Record extracts below:

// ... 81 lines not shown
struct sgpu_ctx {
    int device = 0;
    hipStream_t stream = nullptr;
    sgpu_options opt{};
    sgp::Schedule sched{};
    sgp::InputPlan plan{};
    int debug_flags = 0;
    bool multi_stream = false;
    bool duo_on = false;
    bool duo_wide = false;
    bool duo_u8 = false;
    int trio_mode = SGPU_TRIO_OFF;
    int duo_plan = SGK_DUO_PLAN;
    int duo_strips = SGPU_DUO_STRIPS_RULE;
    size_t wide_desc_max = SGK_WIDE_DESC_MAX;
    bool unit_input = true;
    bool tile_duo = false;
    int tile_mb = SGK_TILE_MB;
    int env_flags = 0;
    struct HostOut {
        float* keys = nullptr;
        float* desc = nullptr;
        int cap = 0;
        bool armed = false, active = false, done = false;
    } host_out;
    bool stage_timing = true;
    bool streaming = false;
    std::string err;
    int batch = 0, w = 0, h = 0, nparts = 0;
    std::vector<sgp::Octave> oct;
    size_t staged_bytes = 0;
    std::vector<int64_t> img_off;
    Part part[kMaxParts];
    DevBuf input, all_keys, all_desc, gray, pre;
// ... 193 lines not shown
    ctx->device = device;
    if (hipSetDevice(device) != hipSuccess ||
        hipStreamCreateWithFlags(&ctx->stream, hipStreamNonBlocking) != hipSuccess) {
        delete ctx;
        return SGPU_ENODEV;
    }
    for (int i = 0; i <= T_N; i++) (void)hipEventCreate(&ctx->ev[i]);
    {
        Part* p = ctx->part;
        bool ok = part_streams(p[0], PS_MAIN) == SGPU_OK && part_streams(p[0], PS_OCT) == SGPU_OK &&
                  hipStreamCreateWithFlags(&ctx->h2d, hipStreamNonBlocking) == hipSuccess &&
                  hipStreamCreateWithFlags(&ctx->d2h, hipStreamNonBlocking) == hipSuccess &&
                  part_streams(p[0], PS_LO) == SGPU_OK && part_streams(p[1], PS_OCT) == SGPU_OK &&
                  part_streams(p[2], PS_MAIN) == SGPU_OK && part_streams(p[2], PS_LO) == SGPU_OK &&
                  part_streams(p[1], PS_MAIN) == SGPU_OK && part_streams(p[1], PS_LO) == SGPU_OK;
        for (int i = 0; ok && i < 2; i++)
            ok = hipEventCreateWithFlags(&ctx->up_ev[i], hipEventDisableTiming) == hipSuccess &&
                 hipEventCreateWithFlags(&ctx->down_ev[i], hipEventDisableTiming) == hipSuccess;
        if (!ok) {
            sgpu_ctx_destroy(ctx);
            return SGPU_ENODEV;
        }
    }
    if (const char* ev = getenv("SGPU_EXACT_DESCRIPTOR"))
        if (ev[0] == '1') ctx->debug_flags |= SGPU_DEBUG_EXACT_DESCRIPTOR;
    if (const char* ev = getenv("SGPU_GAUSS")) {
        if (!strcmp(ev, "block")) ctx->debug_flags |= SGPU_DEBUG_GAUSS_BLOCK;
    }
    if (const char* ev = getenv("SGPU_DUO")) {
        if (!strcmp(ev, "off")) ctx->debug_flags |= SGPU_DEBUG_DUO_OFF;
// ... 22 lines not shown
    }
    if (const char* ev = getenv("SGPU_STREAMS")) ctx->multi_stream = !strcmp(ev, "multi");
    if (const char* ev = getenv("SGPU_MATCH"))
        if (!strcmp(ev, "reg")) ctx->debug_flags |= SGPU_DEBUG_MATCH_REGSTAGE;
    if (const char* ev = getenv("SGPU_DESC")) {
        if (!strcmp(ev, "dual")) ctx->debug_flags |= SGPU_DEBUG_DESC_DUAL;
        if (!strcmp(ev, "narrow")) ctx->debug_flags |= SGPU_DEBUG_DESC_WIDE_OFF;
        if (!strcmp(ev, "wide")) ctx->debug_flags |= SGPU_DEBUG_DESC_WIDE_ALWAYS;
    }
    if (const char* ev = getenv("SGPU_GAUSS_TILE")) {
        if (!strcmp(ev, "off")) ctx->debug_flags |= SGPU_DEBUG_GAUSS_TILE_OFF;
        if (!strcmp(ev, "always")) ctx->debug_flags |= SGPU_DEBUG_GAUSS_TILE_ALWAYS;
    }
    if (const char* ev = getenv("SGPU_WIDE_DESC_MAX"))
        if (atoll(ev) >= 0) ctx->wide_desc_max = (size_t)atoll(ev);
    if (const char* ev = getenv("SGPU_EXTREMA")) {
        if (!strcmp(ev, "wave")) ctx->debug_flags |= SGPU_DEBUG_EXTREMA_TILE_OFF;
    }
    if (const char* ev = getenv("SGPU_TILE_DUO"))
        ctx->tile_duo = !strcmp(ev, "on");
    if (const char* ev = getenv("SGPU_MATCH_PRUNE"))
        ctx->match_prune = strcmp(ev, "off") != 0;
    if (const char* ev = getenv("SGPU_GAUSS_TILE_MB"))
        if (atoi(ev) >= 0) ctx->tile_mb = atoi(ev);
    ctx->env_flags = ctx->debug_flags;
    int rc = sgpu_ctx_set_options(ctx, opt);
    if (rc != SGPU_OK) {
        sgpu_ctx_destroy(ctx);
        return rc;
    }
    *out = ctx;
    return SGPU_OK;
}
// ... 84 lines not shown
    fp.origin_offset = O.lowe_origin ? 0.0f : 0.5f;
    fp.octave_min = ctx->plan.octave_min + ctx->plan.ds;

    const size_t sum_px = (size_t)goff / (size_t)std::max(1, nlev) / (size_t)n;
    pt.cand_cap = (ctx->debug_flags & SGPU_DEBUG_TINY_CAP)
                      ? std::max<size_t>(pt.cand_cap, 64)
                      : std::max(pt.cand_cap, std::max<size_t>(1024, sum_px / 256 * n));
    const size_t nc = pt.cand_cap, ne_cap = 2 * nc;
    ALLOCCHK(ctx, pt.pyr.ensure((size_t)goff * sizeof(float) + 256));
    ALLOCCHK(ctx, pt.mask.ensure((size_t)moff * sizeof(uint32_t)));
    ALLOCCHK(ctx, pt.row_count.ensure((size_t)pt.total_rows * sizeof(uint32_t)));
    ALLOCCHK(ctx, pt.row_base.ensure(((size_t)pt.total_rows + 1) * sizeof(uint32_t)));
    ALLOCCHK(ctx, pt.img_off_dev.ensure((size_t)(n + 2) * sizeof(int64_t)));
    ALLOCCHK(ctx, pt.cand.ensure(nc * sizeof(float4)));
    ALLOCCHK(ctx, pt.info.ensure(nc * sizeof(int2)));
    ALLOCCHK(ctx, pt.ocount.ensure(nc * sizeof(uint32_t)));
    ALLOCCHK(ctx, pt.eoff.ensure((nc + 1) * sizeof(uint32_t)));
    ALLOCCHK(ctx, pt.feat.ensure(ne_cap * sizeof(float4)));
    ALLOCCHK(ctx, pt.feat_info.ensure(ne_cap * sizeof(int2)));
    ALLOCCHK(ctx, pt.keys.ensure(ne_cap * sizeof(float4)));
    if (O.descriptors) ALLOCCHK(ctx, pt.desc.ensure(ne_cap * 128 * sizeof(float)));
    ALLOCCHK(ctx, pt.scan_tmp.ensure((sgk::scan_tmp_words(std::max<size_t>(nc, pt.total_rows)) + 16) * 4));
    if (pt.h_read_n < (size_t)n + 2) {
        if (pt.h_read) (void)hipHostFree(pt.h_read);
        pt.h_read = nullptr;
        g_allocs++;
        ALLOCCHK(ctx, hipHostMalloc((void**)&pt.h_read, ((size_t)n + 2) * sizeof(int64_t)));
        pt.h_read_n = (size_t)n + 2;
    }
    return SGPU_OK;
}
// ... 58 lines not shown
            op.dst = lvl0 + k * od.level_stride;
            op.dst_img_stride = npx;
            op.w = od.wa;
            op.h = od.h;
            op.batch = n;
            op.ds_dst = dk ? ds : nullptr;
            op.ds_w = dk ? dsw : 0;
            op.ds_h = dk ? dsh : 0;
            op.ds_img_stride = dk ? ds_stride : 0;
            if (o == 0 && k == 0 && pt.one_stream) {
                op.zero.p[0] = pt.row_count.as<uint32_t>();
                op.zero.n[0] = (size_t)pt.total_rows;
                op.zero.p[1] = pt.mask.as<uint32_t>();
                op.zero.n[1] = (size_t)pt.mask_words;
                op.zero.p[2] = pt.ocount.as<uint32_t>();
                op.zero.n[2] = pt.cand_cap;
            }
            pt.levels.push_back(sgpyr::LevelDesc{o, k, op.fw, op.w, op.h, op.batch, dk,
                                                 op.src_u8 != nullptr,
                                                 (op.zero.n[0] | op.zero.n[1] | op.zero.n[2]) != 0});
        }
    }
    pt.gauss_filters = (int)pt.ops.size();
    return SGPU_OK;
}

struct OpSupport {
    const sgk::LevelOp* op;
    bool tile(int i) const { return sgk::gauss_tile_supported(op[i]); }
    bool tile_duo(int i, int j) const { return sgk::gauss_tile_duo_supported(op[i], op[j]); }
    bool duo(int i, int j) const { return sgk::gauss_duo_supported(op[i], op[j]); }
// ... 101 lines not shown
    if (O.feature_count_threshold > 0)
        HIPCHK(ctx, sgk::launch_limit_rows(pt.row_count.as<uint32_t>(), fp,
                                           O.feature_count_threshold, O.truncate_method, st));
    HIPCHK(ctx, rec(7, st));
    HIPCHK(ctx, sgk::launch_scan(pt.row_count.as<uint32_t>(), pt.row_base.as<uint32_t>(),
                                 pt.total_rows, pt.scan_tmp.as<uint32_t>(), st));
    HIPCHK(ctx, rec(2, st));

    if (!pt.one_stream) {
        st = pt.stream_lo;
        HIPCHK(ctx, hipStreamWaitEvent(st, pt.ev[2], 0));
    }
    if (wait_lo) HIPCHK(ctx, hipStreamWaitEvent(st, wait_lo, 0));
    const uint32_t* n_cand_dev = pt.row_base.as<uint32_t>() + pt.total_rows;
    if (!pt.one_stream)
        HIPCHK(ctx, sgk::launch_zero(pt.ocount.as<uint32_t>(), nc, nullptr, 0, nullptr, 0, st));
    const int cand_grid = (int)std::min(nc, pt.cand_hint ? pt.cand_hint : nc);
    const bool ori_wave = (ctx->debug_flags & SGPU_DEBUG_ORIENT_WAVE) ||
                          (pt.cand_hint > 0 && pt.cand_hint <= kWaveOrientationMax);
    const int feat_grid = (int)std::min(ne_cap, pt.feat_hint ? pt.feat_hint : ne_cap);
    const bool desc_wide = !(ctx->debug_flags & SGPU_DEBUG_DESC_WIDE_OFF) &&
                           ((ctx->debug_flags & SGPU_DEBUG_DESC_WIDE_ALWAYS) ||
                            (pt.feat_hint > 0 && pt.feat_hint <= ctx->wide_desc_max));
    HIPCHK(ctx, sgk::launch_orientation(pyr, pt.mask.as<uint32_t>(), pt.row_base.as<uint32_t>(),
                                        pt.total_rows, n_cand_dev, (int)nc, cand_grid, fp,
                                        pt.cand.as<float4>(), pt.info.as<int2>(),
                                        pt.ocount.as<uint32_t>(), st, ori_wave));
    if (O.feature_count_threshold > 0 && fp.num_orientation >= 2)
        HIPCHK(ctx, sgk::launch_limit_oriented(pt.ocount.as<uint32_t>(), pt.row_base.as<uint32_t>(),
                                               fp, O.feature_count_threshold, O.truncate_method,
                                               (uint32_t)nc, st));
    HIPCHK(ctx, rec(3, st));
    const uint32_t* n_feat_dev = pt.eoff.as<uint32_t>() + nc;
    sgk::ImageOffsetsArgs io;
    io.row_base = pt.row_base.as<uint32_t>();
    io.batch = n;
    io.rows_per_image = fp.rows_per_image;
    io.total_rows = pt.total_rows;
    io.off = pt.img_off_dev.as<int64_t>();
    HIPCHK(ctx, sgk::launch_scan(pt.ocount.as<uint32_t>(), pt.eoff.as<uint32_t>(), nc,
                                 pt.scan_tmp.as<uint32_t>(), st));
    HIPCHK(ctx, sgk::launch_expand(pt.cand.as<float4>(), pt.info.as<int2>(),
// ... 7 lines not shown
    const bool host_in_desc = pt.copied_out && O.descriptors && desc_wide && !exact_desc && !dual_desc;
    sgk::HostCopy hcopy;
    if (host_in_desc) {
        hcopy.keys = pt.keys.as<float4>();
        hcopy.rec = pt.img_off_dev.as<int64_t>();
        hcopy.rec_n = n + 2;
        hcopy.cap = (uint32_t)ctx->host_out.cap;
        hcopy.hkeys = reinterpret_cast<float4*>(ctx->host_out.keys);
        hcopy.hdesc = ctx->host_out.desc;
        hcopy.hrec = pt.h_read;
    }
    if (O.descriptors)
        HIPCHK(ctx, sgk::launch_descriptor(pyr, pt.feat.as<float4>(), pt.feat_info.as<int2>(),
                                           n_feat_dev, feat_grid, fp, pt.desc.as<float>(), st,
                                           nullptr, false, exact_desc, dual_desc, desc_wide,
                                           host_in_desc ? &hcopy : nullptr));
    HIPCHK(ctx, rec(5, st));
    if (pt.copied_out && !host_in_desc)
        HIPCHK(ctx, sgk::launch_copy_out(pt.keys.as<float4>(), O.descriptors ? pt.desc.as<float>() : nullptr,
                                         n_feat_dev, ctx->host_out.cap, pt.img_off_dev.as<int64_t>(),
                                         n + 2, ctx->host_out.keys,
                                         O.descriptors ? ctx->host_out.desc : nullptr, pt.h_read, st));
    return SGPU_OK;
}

End of Record extracts.
Record extracts below:

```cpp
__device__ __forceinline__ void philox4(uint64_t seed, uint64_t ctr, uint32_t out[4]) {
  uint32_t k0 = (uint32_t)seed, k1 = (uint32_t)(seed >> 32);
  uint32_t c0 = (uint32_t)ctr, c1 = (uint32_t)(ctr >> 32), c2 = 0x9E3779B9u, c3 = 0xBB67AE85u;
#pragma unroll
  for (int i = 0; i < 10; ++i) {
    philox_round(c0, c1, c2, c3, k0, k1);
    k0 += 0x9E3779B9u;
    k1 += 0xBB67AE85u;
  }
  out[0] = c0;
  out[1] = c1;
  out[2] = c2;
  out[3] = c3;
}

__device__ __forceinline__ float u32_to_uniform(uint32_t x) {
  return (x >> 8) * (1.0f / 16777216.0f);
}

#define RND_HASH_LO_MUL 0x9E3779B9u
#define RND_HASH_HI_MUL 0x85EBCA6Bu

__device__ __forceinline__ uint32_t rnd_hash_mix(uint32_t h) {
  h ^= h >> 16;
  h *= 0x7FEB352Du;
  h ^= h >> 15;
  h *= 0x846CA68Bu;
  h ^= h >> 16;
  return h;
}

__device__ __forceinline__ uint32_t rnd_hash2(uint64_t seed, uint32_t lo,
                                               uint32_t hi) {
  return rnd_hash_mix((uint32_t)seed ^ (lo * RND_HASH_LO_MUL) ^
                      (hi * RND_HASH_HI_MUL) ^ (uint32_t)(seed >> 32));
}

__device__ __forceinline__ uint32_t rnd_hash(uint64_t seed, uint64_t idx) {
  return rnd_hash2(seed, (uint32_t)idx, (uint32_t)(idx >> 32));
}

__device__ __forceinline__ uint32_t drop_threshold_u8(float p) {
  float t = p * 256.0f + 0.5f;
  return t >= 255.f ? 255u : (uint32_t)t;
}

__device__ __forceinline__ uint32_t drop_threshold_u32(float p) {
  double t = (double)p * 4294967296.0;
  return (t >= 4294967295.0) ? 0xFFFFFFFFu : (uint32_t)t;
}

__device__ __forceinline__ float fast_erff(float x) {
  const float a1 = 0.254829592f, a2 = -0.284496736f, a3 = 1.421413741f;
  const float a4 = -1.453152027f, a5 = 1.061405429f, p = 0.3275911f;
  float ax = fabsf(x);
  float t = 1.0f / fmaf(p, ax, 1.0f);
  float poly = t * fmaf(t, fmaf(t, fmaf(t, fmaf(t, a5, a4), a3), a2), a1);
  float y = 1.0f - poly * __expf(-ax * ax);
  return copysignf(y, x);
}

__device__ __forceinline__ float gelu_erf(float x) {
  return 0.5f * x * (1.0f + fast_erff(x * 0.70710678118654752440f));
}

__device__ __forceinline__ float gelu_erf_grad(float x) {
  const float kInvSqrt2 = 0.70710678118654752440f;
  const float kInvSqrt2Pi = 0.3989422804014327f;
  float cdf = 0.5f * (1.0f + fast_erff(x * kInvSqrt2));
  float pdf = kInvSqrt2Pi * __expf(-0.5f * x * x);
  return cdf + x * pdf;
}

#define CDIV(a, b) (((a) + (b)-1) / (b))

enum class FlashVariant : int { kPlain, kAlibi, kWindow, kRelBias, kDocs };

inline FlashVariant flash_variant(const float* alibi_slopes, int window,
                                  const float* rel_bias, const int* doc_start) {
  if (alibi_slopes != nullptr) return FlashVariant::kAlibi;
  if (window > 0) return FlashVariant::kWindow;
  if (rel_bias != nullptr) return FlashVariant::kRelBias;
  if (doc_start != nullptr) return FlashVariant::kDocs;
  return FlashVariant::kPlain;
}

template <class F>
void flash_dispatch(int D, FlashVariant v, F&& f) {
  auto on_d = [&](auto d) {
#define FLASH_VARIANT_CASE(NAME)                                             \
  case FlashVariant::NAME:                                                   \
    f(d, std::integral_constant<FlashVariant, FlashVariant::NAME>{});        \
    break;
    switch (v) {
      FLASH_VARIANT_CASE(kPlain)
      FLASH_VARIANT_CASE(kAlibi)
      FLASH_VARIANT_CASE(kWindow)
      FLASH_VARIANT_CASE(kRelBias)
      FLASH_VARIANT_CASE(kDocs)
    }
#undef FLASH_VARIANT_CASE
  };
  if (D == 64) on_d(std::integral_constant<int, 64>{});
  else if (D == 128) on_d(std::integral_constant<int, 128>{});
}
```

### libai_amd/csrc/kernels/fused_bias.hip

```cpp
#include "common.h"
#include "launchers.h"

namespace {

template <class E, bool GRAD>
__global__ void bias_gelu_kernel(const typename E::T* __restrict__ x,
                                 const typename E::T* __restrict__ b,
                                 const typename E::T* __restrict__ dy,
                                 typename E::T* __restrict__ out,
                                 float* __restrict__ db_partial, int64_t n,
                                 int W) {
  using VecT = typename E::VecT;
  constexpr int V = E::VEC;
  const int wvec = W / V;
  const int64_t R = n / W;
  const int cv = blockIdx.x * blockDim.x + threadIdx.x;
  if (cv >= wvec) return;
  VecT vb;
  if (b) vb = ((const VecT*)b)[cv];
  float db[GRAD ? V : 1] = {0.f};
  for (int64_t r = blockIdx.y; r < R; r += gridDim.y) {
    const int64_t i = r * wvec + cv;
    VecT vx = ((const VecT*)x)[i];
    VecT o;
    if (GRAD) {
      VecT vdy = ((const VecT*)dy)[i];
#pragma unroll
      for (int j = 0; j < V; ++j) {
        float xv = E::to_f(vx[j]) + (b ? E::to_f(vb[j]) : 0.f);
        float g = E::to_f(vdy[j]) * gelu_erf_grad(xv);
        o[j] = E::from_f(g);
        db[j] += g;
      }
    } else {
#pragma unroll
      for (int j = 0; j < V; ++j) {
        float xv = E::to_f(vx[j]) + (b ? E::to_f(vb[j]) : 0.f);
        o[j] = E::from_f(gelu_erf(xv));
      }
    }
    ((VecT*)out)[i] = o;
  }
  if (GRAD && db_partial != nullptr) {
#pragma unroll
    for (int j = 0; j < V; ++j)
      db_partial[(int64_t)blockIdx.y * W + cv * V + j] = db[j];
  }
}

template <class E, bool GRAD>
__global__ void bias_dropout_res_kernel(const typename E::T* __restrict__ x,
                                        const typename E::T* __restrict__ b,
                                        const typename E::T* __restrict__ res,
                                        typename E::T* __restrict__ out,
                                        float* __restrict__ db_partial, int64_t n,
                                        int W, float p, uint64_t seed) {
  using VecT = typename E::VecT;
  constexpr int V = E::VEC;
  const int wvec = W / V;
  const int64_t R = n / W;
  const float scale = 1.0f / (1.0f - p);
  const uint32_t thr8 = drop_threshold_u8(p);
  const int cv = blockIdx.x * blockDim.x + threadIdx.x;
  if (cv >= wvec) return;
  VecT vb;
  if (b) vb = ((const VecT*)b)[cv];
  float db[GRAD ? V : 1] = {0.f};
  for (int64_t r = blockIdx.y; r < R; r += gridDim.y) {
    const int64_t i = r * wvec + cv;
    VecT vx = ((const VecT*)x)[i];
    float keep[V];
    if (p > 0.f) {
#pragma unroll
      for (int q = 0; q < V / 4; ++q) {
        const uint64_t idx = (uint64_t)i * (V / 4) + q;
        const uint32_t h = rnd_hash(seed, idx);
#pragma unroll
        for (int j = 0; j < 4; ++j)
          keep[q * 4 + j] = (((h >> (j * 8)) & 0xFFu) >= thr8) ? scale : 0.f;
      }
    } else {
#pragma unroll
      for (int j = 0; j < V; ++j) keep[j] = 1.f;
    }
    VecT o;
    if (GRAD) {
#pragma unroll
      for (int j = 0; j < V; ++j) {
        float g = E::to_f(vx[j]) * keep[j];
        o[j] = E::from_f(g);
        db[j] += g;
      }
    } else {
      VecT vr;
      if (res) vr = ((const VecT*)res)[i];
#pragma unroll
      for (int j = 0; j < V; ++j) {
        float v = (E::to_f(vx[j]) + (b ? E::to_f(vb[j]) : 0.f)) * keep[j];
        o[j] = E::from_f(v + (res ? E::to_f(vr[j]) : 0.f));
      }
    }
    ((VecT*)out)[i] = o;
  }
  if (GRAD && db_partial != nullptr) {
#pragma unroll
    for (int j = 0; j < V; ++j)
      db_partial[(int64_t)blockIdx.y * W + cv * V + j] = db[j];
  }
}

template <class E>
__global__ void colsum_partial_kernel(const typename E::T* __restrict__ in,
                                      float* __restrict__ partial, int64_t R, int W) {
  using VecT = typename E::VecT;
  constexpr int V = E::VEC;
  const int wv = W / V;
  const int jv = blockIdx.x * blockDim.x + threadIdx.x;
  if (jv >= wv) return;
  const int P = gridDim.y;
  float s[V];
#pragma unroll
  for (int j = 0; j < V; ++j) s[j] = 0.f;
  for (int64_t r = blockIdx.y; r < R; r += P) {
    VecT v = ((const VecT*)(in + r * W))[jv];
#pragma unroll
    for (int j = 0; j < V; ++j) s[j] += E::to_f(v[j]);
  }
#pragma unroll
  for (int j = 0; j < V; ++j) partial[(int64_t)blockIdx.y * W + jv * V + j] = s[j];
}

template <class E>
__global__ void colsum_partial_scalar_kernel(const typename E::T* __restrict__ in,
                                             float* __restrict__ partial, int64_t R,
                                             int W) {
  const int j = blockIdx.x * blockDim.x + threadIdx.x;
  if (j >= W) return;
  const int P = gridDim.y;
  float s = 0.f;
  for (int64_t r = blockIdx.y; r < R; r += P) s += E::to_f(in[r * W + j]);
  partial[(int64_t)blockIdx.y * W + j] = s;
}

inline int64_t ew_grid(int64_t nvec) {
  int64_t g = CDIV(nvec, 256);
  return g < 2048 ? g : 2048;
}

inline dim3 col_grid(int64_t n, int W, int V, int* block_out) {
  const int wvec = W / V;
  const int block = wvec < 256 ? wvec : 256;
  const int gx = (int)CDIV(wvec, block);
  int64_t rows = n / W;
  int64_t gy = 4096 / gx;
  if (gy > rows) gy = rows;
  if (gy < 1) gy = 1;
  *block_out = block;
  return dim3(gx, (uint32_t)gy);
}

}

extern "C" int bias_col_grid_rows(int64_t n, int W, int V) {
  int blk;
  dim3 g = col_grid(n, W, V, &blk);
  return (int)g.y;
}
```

End of Record extracts.

--- Task description ---
Show all lines from the entries that hold "include".

--- Task response ---
#include "common.h"
#include "launchers.h"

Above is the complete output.